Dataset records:
++++
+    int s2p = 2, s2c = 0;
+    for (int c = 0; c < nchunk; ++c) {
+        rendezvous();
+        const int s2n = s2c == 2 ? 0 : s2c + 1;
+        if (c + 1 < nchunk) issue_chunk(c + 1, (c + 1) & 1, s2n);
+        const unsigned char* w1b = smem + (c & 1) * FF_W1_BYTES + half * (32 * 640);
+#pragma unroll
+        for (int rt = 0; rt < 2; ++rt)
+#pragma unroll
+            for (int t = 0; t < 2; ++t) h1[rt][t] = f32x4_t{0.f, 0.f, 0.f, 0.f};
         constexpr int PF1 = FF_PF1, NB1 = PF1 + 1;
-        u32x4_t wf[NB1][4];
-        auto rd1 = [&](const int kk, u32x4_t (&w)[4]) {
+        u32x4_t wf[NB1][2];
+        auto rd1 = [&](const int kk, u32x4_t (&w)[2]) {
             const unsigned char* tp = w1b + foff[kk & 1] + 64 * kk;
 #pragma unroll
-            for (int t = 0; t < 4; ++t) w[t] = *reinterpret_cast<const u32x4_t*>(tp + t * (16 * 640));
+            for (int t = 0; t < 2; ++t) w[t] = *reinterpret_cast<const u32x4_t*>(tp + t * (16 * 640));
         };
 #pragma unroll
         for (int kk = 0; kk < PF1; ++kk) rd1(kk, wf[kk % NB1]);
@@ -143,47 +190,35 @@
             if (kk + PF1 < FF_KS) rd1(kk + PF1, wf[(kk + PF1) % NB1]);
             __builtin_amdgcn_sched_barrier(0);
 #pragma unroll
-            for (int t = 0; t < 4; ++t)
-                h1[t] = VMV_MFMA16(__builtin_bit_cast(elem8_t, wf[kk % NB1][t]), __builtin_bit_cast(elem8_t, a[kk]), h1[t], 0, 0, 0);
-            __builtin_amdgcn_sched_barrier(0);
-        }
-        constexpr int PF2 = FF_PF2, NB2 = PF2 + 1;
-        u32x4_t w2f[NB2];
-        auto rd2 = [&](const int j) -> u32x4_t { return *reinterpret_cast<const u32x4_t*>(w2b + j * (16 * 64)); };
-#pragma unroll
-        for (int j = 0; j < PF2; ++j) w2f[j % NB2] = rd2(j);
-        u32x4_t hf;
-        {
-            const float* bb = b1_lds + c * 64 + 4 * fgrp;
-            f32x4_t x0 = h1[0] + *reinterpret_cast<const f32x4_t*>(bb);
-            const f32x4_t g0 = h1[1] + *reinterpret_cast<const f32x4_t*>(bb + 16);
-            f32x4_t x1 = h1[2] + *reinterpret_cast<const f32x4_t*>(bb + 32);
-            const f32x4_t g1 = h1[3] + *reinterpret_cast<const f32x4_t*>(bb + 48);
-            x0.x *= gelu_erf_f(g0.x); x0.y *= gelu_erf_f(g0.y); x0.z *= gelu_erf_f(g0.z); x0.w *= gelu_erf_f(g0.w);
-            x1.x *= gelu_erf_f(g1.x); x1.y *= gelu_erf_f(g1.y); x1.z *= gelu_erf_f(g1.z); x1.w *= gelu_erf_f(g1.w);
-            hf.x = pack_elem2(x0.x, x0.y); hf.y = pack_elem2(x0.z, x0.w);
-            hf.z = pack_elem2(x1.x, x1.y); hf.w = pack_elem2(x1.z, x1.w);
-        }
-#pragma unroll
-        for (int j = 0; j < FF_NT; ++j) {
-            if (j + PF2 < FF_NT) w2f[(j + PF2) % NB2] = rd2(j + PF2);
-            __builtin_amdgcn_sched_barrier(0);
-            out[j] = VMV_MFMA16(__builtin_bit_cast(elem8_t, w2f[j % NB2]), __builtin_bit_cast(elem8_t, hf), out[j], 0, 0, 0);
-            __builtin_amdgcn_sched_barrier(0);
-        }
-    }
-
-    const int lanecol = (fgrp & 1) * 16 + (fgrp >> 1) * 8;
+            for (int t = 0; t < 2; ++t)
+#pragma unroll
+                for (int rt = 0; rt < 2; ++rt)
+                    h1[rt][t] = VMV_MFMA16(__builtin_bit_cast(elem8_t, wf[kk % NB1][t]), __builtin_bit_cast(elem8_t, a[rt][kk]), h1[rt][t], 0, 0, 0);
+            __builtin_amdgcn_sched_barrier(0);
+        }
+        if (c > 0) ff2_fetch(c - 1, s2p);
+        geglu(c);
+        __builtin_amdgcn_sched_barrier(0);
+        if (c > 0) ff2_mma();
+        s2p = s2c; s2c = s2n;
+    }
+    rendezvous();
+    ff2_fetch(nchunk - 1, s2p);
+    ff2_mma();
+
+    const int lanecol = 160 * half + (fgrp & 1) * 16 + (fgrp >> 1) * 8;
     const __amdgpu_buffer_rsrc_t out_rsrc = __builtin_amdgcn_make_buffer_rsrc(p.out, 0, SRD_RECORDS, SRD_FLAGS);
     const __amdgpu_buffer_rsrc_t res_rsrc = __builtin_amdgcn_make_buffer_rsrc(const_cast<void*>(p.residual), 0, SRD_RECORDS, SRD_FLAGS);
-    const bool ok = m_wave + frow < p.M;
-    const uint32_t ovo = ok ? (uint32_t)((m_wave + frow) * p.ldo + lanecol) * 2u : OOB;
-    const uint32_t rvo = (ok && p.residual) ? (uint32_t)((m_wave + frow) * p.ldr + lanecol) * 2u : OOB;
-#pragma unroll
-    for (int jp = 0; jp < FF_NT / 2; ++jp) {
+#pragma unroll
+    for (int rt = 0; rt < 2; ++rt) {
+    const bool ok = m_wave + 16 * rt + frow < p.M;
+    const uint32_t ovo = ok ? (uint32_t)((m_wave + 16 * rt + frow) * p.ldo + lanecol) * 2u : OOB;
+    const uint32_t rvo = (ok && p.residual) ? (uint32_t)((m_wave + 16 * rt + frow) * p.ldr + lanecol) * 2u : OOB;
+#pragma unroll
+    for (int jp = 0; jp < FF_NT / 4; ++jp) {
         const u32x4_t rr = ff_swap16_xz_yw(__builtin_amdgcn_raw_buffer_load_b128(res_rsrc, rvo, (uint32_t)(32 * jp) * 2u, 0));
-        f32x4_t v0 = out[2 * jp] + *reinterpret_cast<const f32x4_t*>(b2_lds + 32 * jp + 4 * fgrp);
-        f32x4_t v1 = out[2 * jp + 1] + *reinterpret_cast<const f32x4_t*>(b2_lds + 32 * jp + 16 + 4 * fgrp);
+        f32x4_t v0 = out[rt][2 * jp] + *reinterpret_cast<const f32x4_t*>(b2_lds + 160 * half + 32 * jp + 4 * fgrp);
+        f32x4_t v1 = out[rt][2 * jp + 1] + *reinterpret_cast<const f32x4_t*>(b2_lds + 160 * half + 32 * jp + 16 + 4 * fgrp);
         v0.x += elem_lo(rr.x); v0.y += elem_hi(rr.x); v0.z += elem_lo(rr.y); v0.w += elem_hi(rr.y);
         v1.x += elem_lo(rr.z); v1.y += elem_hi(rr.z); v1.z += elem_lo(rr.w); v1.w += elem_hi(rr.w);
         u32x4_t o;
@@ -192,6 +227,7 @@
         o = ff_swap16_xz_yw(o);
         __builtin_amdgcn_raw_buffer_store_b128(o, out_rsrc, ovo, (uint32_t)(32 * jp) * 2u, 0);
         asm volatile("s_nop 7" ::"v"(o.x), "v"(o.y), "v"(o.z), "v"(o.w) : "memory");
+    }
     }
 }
++++
INSTRUCTIONS TO FOLLOW: The required output is the stretch of entries above from the line containing "< FF_NT; ++j)" through the line containing "const __amdgpu_buffer_rsrc_t out_rsrc", reproduced exactly.

YOUR SOLUTION:
-        for (int j = 0; j < FF_NT; ++j) {
-            if (j + PF2 < FF_NT) w2f[(j + PF2) % NB2] = rd2(j + PF2);
-            __builtin_amdgcn_sched_barrier(0);
-            out[j] = VMV_MFMA16(__builtin_bit_cast(elem8_t, w2f[j % NB2]), __builtin_bit_cast(elem8_t, hf), out[j], 0, 0, 0);
-            __builtin_amdgcn_sched_barrier(0);
-        }
-    }
-
-    const int lanecol = (fgrp & 1) * 16 + (fgrp >> 1) * 8;
+            for (int t = 0; t < 2; ++t)
+#pragma unroll
+                for (int rt = 0; rt < 2; ++rt)
+                    h1[rt][t] = VMV_MFMA16(__builtin_bit_cast(elem8_t, wf[kk % NB1][t]), __builtin_bit_cast(elem8_t, a[rt][kk]), h1[rt][t], 0, 0, 0);
+            __builtin_amdgcn_sched_barrier(0);
+        }
+        if (c > 0) ff2_fetch(c - 1, s2p);
+        geglu(c);
+        __builtin_amdgcn_sched_barrier(0);
+        if (c > 0) ff2_mma();
+        s2p = s2c; s2c = s2n;
+    }
+    rendezvous();
+    ff2_fetch(nchunk - 1, s2p);
+    ff2_mma();
+
+    const int lanecol = 160 * half + (fgrp & 1) * 16 + (fgrp >> 1) * 8;
     const __amdgpu_buffer_rsrc_t out_rsrc = __builtin_amdgcn_make_buffer_rsrc(p.out, 0, SRD_RECORDS, SRD_FLAGS);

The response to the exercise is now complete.